The ability of LSTM to model snowmelt versus rainfall generated floods
Abstract. One of the most important skills of hydrological models is to simulate timing and magnitude of flood events. Long Short-Term Memory (LSTM) networks are currently among the most successful models for streamflow and flood prediction over large regions. In snow-influenced catchments, which typically comprise a minority in large-scale studies, floods are generated by two distinctly different processes, snowmelt and rainfall. The applicability of hydrological models in such regions is therefore dependent on their ability to represent both types of floods. Nevertheless, flood evaluations of LSTM taking different flood-generating processes into account are currently lacking. This study fills this gap by evaluating the ability of LSTM to model flood peak characteristics separately for snowmelt and rainfall generated floods. The trained LSTM model successfully simulated streamflow time series across the 103 evaluated catchments, with average NSE of 0.85 and average KGE of 0.87 over the unseen evaluation period. LSTM exhibited better performance in the majority of the catchments in terms of flood peak timing and magnitude for both rainfall and snowfall generated floods when compared to the operational hydrological model in the region (HBV) used as a benchmark. Both models had a 24 pp higher percentage of correctly simulated peak days for rainfall generated floods as compared to snowmelt generated floods. LSTM outperformed HBV for a larger proportion of the catchments in terms of peak timing of rainfall generated events (83 %) as compared to snowmelt generated events (64 %). On the other hand, a larger proportion of the catchments were improved by LSTM for snowmelt generated events as compared to rainfall generated events when considering peak magnitudes. The largest improvements in peak magnitudes were found for rainfall generated events, in particular for catchments where HBV exhibited high (> 40 %) absolute errors. Overall, our findings bring confidence that LSTM can improve hydrological services in regions subject to both snowmelt and rainfall generated floods.

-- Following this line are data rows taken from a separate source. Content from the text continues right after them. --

### multimodal-diagnosis-ham-spine_amd/hamspine/csrc/gemm.hip

```cpp
#include <atomic>
#include <mutex>
#include <unordered_set>
#include <vector>
#include <stdarg.h>
#include <math.h>
#include <map>
#include <tuple>
#include "gemm_launch.h"
#include "gemm_p8.h"

namespace hs {

static thread_local char g_err[512] = "";
void set_error(const char* fmt, ...) {
    va_list ap;
    va_start(ap, fmt);
    vsnprintf(g_err, sizeof(g_err), fmt, ap);
    va_end(ap);
}
const char* last_error() { return g_err; }

bool lds_attr_needed(const void* fn) {
    static std::mutex mu;
    static std::unordered_set<const void*> seen;
// ... 118 lines not shown
    if (!p || p->dtype != HS_BF16 || p->split_k > 1 || p->batch > 1) return 0;
    {
        int r, t, fm;
        if (conv3_plan(p, &r, &t, &fm)) return p->g.N * t;
    }
    int cfg = (p->a_kind == HS_A_CONV && p->b_kind == HS_B_KC && p->g.C % 64 != 0) ? CFG_STEM : auto_cfg(p, true);
    if (g_dbg_cfg >= 0 && g_dbg_cfg <= CFG_64x64 && cfg != CFG_STEM) cfg = g_dbg_cfg;
    if (g_dbg_cfg >= CFG_256x128 && g_dbg_cfg <= CFG_256x128x32 && !(p->a_kind == HS_A_CONV || p->a_kind == HS_A_DGRAD || p->b_kind == HS_B_CONV)) cfg = g_dbg_cfg;
    return ceil_div(p->M, cfg == CFG_64x64 ? 64 : (cfg == CFG_256x128 || cfg == CFG_256x128x32) ? 256 : 128);
}

static bool bn_finish_variant(int cfg, int combo) {
    return (combo == 0 && (cfg == CFG_64x64 || cfg == CFG_128x64)) || (combo == 3 && (cfg == CFG_64x64 || cfg == CFG_128x64 || cfg == CFG_STEM || cfg == CFG_C3));
}
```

The study by Bakke et al. evaluates a LSTM model with regard to its ability to simulate snowmelt- vs. rainfall generated flood events and examines the potential for its operational use in flood forecasting in snow-influenced regions such as Norway. The manuscript is well structured and well written, and the selection and quality of the figures are excellent. Testing deep learning approaches like LSTM to simulate streamflow/floods and comparing them to a benchmark model is nothing new. However, the innovation of this study lies in the specific consideration of flood generating processes for this model evaluation and comparison. As a result, this study could make a relevant contribution to HESS and should be considered for publication once some incomplete and unclear points have been resolved.
GENERAL COMMENTS:
SPECIFIC COMMENTS:
Introduction or Data: Since the study focuses on Norway, the relevance of snowmelt, rainfall and a combination of both for flood generation should be better demonstrated for this region.

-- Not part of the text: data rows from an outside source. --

@@ -1556,8 +1589,12 @@
     out[i] = s;
 }
 
-__global__ void reduce_splits4(const float4* __restrict__ part, float4* __restrict__ out, long long n4, int S, int accumulate) {
-    const long long i = (long long)blockIdx.x * blockDim.x + threadIdx.x;
+__global__ void reduce_splits(const float* __restrict__ part, float* __restrict__ out, long long n, int S, int accumulate) {
+    reduce_splits_at(part, out, n, S, accumulate, (long long)blockIdx.x * blockDim.x + threadIdx.x);
+}
+
+__device__ __forceinline__ void reduce_splits4_at(const float4* __restrict__ part, float4* __restrict__ out, long long n4, int S,
+                                                  int accumulate, long long i) {
     if (i >= n4) return;
     float4 s = accumulate ? out[i] : make_float4(0.f, 0.f, 0.f, 0.f);
     int k = 0;
@@ -1573,6 +1610,33 @@
         s.x += v.x, s.y += v.y, s.z += v.z, s.w += v.w;
     }
     out[i] = s;
+}
+
+__global__ void reduce_splits4(const float4* __restrict__ part, float4* __restrict__ out, long long n4, int S, int accumulate) {
+    reduce_splits4_at(part, out, n4, S, accumulate, (long long)blockIdx.x * blockDim.x + threadIdx.x);
+}
+
+struct RedSeg {
+    const float* part;
+    float* out;
+    long long n;
+    int S, accumulate, vec;
+    int first;
+};
+struct RedGroup {
+    RedSeg s[2 * WG_GROUP_MAX];
+    int n;
+};
+
+__global__ __launch_bounds__(256) void reduce_splits_group(const RedGroup g) {
+    int i = 0;
+#pragma unroll
+    for (int j = 1; j < 2 * WG_GROUP_MAX; ++j)
+        if (j < g.n && (int)blockIdx.x >= g.s[j].first) i = j;
+    const RedSeg& r = g.s[i];
+    const long long e = (long long)((int)blockIdx.x - r.first) * 256 + threadIdx.x;
+    if (r.vec) reduce_splits4_at((const float4*)r.part, (float4*)r.out, r.n, r.S, r.accumulate, e);
+    else reduce_splits_at(r.part, r.out, r.n, r.S, r.accumulate, e);
 }
 
 }
@@ -1771,6 +1835,25 @@
     return conv1x1_wgrad_impl(G, X, dW, dbias, part, M, K, B, N, accumulate, stream);
 }
 
+static void launch_wgrad_ring(const WgPlan& pl, const void* G, const void* X, float* part, float* bias_part, int M, int K, int B,
+                              long long N, hipStream_t s) {
+    ConvWgR p{};
+    p.P = (const u16*)(pl.swap ? X : G);
+    p.Q = (const u16*)(pl.swap ? G : X);
+    p.RP = pl.swap ? K : M;
+    p.RQ = pl.swap ? M : K;
+    p.part = part, p.B = B, p.S = (int)pl.S, p.slabs = pl.slabs, p.qslabs = pl.qslabs, p.ldo = K, p.N = N, p.chunk = pl.chunk;
+    p.bias_part = bias_part;
+    const dim3 grid((unsigned)(pl.slabs * pl.qslabs * pl.S)), blk(512);
+    if (pl.tp == 256) {
+        if (pl.swap) hipLaunchKernelGGL((conv_wgrad_ring_kernel<2, 4, 4, 3, true>), grid, blk, 0, s, p);
+        else hipLaunchKernelGGL((conv_wgrad_ring_kernel<2, 4, 4, 3, false>), grid, blk, 0, s, p);
+    } else {
+        if (pl.swap) hipLaunchKernelGGL((conv_wgrad_ring_kernel<2, 4, 3, 3, true>), grid, blk, 0, s, p);
+        else hipLaunchKernelGGL((conv_wgrad_ring_kernel<2, 4, 3, 3, false>), grid, blk, 0, s, p);
+    }
+}
+
 static int conv1x1_wgrad_impl(const void* G, const void* X, float* dW, float* dbias, float* part, int M, int K, int B, long long N,
                               int accumulate, void* stream) {
     MK_REQUIRE(G && X && dW && part, "conv1x1_wgrad: null pointer");
@@ -1778,21 +1861,7 @@
     const WgPlan pl = wgrad_plan(M, K, B, N);
     hipStream_t s = (hipStream_t)stream;
     if (pl.ring) {
-        ConvWgR p{};
-        p.P = (const u16*)(pl.swap ? X : G);
-        p.Q = (const u16*)(pl.swap ? G : X);
-        p.RP = pl.swap ? K : M;
-        p.RQ = pl.swap ? M : K;
-        p.part = part, p.B = B, p.S = (int)pl.S, p.slabs = pl.slabs, p.qslabs = pl.qslabs, p.ldo = K, p.N = N, p.chunk = pl.chunk;
-        p.bias_part = dbias ? part + pl.S * (long long)M * K : nullptr;
-        const dim3 grid((unsigned)(pl.slabs * pl.qslabs * pl.S)), blk(512);
-        if (pl.tp == 256) {
-            if (pl.swap) hipLaunchKernelGGL((conv_wgrad_ring_kernel<2, 4, 4, 3, true>), grid, blk, 0, s, p);
-            else hipLaunchKernelGGL((conv_wgrad_ring_kernel<2, 4, 4, 3, false>), grid, blk, 0, s, p);
-        } else {
-            if (pl.swap) hipLaunchKernelGGL((conv_wgrad_ring_kernel<2, 4, 3, 3, true>), grid, blk, 0, s, p);
-            else hipLaunchKernelGGL((conv_wgrad_ring_kernel<2, 4, 3, 3, false>), grid, blk, 0, s, p);
-        }
+        launch_wgrad_ring(pl, G, X, part, dbias ? part + pl.S * (long long)M * K : nullptr, M, K, B, N, s);
     } else {
         const int tm = (M + 127) / 128, tk = (K + 127) / 128;
         ConvWg p{(const u16*)G, (const u16*)X, part, M, K, B, (int)pl.S, N, pl.chunk};
@@ -1809,3 +1878,189 @@
                            (int)pl.S, 0);
     return mk_check_launch("mk_conv1x1_wgrad");
 }
+
+namespace {
+int wgrad_group_choice() {
+    static int v = -1;
+    if (v < 0) {
+        const char* e = getenv("MAKANI_AMD_WGRAD_GROUP");
+        v = !e ? 1 : (e[0] == '0' ? 0 : (e[0] == 'f' ? 2 : 1));
+    }
+    return v;
+}
+
+struct WgGroupPlan {
+    WgPlan pl[WG_GROUP_MAX];
+    bool grouped[WG_GROUP_MAX];
+    int first[WG_GROUP_MAX + 1];
+    long long part_off[WG_GROUP_MAX];
+    long long bias_off[WG_GROUP_MAX];
+    long long ws;
+    int ngrouped;
+};
+
+long long round_up4(long long v) { return (v + 3) / 4 * 4; }
+
+void wgrad_group_fill(WgGroupPlan& g, int n, const int* B, const long long* N, const long long* tiles, long long* per_b) {
+    long long maxs[WG_GROUP_MAX] = {};
+    double total = 0;
+    for (int i = 0; i < n; ++i) {
+        if (!g.grouped[i]) continue;
+        maxs[i] = (N[i] + 511) / 512;
+        total += (double)tiles[i] * N[i] * g.pl[i].tp;
+    }
+    const double target = total / 256.0;
+    auto set_splits = [&](int i, long long s) {
+        if (s > maxs[i]) s = maxs[i];
+        if (s < 1) s = 1;
+        const long long chunk = ((N[i] + s - 1) / s + 63) / 64 * 64;
+        g.pl[i].chunk = chunk;
+        per_b[i] = (N[i] + chunk - 1) / chunk;
+    };
+    long long wgs = 0;
+    for (int i = 0; i < n; ++i) {
+        if (!g.grouped[i]) continue;
+        set_splits(i, (long long)((double)N[i] * g.pl[i].tp / target));
+        wgs += tiles[i] * per_b[i];
+    }
+    for (;;) {
+        int best = -1;
+        double bw = 0;
+        for (int i = 0; i < n; ++i) {
+            if (!g.grouped[i] || per_b[i] >= maxs[i] || wgs + tiles[i] > 256) continue;
+            const double w = (double)g.pl[i].chunk * g.pl[i].tp;
+            if (w > bw) bw = w, best = i;
+        }
+        if (best < 0) break;
+        const long long before = per_b[best];
+        long long want = before + 1;
+        do set_splits(best, want++); while (per_b[best] == before && want <= maxs[best]);
+        if (per_b[best] == before || wgs + tiles[best] * (per_b[best] - before) > 256) {
+            set_splits(best, before);
+            maxs[best] = per_b[best];
+            continue;
+        }
+        wgs += tiles[best] * (per_b[best] - before);
+    }
+}
+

Introduction: LSTM is one deep learning approach among others. The literature review should be a bit broader in this regard. Since LSTMs often perform better than other methods, this actually provides a good reason for why LSTM is applied in this study.
L42 I am at least aware of the beforementioned study that apply a LSTM to simulate rain-on-snow floods in Germany
L87 Please indicate percentage or number of catchments being partly glacier cover.

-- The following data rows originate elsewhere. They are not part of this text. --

template <bool WIDE, bool INV, bool ROOTS, bool MULTI = false>
__device__ __forceinline__ void top_body_mx(const TopArgsMX &A, const StepTableMX &ST, const int chunk, const MxMultiQ *MQ = nullptr)
{
    typedef typename std::conditional<WIDE, double, float>::type T;
    constexpr int VN = WIDE ? 2 : 4;
    typedef RegChunk<T> V16;
    extern __shared__ __align__(16) unsigned char smem[];
    V16 *tile = (V16 *)smem;
    __shared__ uint32_t s_lev[2 * 64];
    const int tid = threadIdx.x;
    const int nwide = A.nwide;
    const int goff = WIDE ? 2 * chunk : min(chunk * 4, A.D - 4);
    const int ioff = chunk * 4;
    const int n = A.n, nm = A.n_merges;
    if (tid < 2 * A.nlev) s_lev[tid] = A.lev[tid];
    const T *ab = WIDE ? (const T *)A.ab64 : (const T *)A.ab32;
    const int n_small = nm - (int)A.small_start;
    uint32_t *s_pj = (uint32_t *)(smem + (size_t)n * 16);
    T *s_ab = (T *)(s_pj + ((n_small + 3) & ~3));
    for (int i = tid; i < n_small; i += MX_TOP_THREADS) {
        s_pj[i] = A.pj[A.small_start + i];
        s_ab[2 * i] = ab[2 * (A.small_start + i)];
        s_ab[2 * i + 1] = ab[2 * (A.small_start + i) + 1];
    }
    T my_step[VN];
    float my_rcp[VN];
    bool live[VN];
#pragma unroll
    for (int i = 0; i < VN; ++i) {
        if constexpr (WIDE) { live[i] = goff + i < nwide; my_step[i] = live[i] ? ST.w[goff + i] : 1.0; my_rcp[i] = 1.0f; }
        else { live[i] = !(chunk == 0 && i < nwide); my_step[i] = ST.f.v[ST.f.n == 1 ? 0 : goff + i]; my_rcp[i] = refined_rcp(my_step[i]); }
    }
    uint32_t pj[MX_TOP_SLOTS];
    T ra[MX_TOP_SLOTS], rb[MX_TOP_SLOTS];
#pragma unroll
    for (int k = 0; k < MX_TOP_SLOTS; ++k) {
        const int idx = min(k * MX_TOP_THREADS + tid, max(nm - 1, 0));
        pj[k] = A.pj[idx]; ra[k] = ab[2 * idx]; rb[k] = ab[2 * idx + 1];
    }
    uint32_t m_dst[MX_TOP_SLOTS], m_rr[MX_TOP_SLOTS];
#pragma unroll
    for (int k = 0; k < MX_TOP_SLOTS; ++k) {
        m_dst[k] = A.e_pos[min(k * MX_TOP_THREADS + tid, n - 1)];
        m_rr[k] = ROOTS ? A.root_rank[min(k * MX_TOP_THREADS + tid, n - 1)] : 0xffffffffu;
    }
#pragma unroll
    for (int k = 0; k < MX_TOP_SLOTS; ++k) {
        const int e = k * MX_TOP_THREADS + tid;
        if (e >= n) continue;
        V16 v;
        if constexpr (!INV) {
            if (A.in_img) {
                if constexpr (WIDE) {
#pragma unroll
                    for (int i = 0; i < VN; ++i) v.v[i] = live[i] ? A.in_img_w[(int64_t)e * nwide + goff + i] : 0.0;
                } else {
                    v = *(const V16 *)(A.in_img + (int64_t)e * A.Fp + ioff);
                }
            } else if constexpr (WIDE) {
#pragma unroll
                for (int i = 0; i < VN; ++i) v.v[i] = live[i] ? (double)A.in_rows[(int64_t)e * A.ld_in + goff + i] : 0.0;
            } else {
                v = ld_chunk<float>(A.in_rows + (int64_t)e * A.ld_in + goff);
            }
        } else if (m_rr[k] != 0xffffffffu) {
            if constexpr (WIDE) {
#pragma unroll
                for (int i = 0; i < VN; ++i) v.v[i] = live[i] ? A.root_w[(int64_t)m_rr[k] * nwide + goff + i] : 0.0;
            } else {
                v = ld_chunk<float>(A.root_f + (int64_t)m_rr[k] * A.D + goff);
            }
        } else {
            const int32_t *q = A.Q + (int64_t)m_dst[k] * A.ldq + goff;
            if constexpr (WIDE) {
#pragma unroll
                for (int i = 0; i < VN; ++i) v.v[i] = live[i] ? (double)q[i] * my_step[i] : 0.0;
            } else {
                const RegChunk<int32_t> raw = ld_chunk<int32_t>(q);
#pragma unroll
                for (int i = 0; i < VN; ++i) v.v[i] = (float)raw.v[i] * my_step[i];
            }
        }
        tile[e] = v;
    }
    __syncthreads();

    auto butterfly = [&](uint32_t rec, T a, T b) {
        const uint32_t ip = rec & 0xffffu, ij = rec >> 16;
        const V16 x0 = tile[ip], x1 = tile[ij];
        V16 vlo, vhi;
#pragma unroll
        for (int i = 0; i < VN; ++i) {
            if (!INV) {
                vlo.v[i] = a * x0.v[i] + b * x1.v[i];
                vhi.v[i] = a * x1.v[i] - b * x0.v[i];
            } else {
                vlo.v[i] = a * x0.v[i] - b * x1.v[i];
                vhi.v[i] = b * x0.v[i] + a * x1.v[i];
            }
        }
        tile[ip] = vlo; tile[ij] = vhi;
    };
    auto big_levels = [&]() {
#pragma unroll 1
        for (int q = 0; q < A.nbig; ++q) {
            const int li = INV ? A.nbig - 1 - q : q;
            const uint32_t lo = s_lev[2 * li], hi = s_lev[2 * li + 1];
#pragma unroll
            for (int k = 0; k < MX_TOP_SLOTS; ++k) {
                const uint32_t idx = (uint32_t)(k * MX_TOP_THREADS + tid);
                if ((uint32_t)(k * MX_TOP_THREADS) < hi && (uint32_t)((k + 1) * MX_TOP_THREADS) > lo && idx >= lo && idx < hi)
                    butterfly(pj[k], ra[k], rb[k]);
            }
            __syncthreads();
        }
    };
    auto small_levels = [&]() {
        if (tid < 64) {
#pragma unroll 1
            for (int q = A.nbig; q < A.nlev; ++q) {
                const int li = INV ? A.nlev - 1 - (q - A.nbig) : q;
                const uint32_t lo = s_lev[2 * li], hi = s_lev[2 * li + 1];
                const uint32_t i = lo - A.small_start + (uint32_t)tid;
                if (lo + (uint32_t)tid < hi) butterfly(s_pj[i], s_ab[2 * i], s_ab[2 * i + 1]);
            }
        }
        __syncthreads();
    };
    if (!INV) { big_levels(); small_levels(); }
    else { small_levels(); big_levels(); }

L92 Comparability of the SeNorge snow model and the output of the HBV snow routine: Here, I was wondering if it would make sense to evaluate the ability of the benchmark model to correctly model the specific flood type as classified by the approach in section 2.6 using the data described in 2.2 and the output of the catchment specific HBV. On the other hand, this cannot be tested for the LSTM. Same direction as my GC (2).
Table 1 Just for curiosity: has it been tested how the LSTM performs when using only subsets of these catchment attributes? Alternatively, could specific attributes be identified as important predictors? Sometimes this leads to some hardly explainable surprises.
L126 Was the same objective function used to optimize the LSTM? If not, this could have an impact on the ability of simulating peak flows.
Section 2.4 Is the LSTM applied on a gridded basis or for catchment averages?
Sections 2.4 and 2.5 I suggest moving the last paragraph of 2.4 to 2.5 and the first paragraph of 2.5 to 2.4.
Section 2.6 The approach of detecting flood generating processes is comparatively simple but effective. Still, I suggest putting this into context of other more sophisticated approaches of flood type differentiation.
L269 I am a bit surprised about the low number of mixed floods. Were the same thresholds regarding snowmelt- and rainfall contribution used as in the cited reference? Generally, it is worth adding one or two more sentences on this procedure in section 2.6 so that the reader does not need to search for the reference.
L281 For hydrological models, the goodness-of-fit is often higher due to low model errors during winter low flows, particularly in snow-dominated catchments. Is this also the case for LSTM? According to Figure 4 (c), probably not as pronounced as for HBV.
Figure 5 should indicate the number of events per class either in the bar labels or in the figure caption.
Figure 10. Station numbers in the x-axis might be confusing. I suggest numbering from 1-103, or indicating that numbers are station numbers or catchment IDs, respectively.
L389 This sentence needs reformulation. What aspects? Maybe “The relevance of ... differ between”. In addition, these “aspects” may also differ for different spatial and temporal scales, i.e., flood type dominance, relevance of catchment (storage) characteristics, antecedent conditions, flood durations etc.
TECHNICAL CORRECTIONS:
L2 I suggest writing “… most successful deep learning models…”
L114 Abbreviation NVE has already been introduced
Check the use of “percent” vs. “percentage”. For example, I think it is called mean absolute percentage error.
When referred to a figure in the main text, it is “Figure #” not “Fig. #”; “(Fig. #)” is correct.
L351 “has previously shown”
L365 I suggest shortening this to “…for different flood types…”
L420 “errors were notably smaller” rather than “…better”
L511 Reference Langsholt is missing an „E.“
References:
Czakay, C., Tarasova, L., and Ahrens, B.: Composition, frequency and magnitude of future rain-on-snow floods in Germany, EGUsphere [preprint], https://doi.org/10.5194/egusphere-2025-3532, 2025
De la Fuente, L. A., Ehsani, M. R., Gupta, H. V., and Condon, L. E.: Toward interpretable LSTM-based modeling of hydrological systems, Hydrol. Earth Syst. Sci., 28, 945–971, https://doi.org/10.5194/hess-28-945-2024, 2024.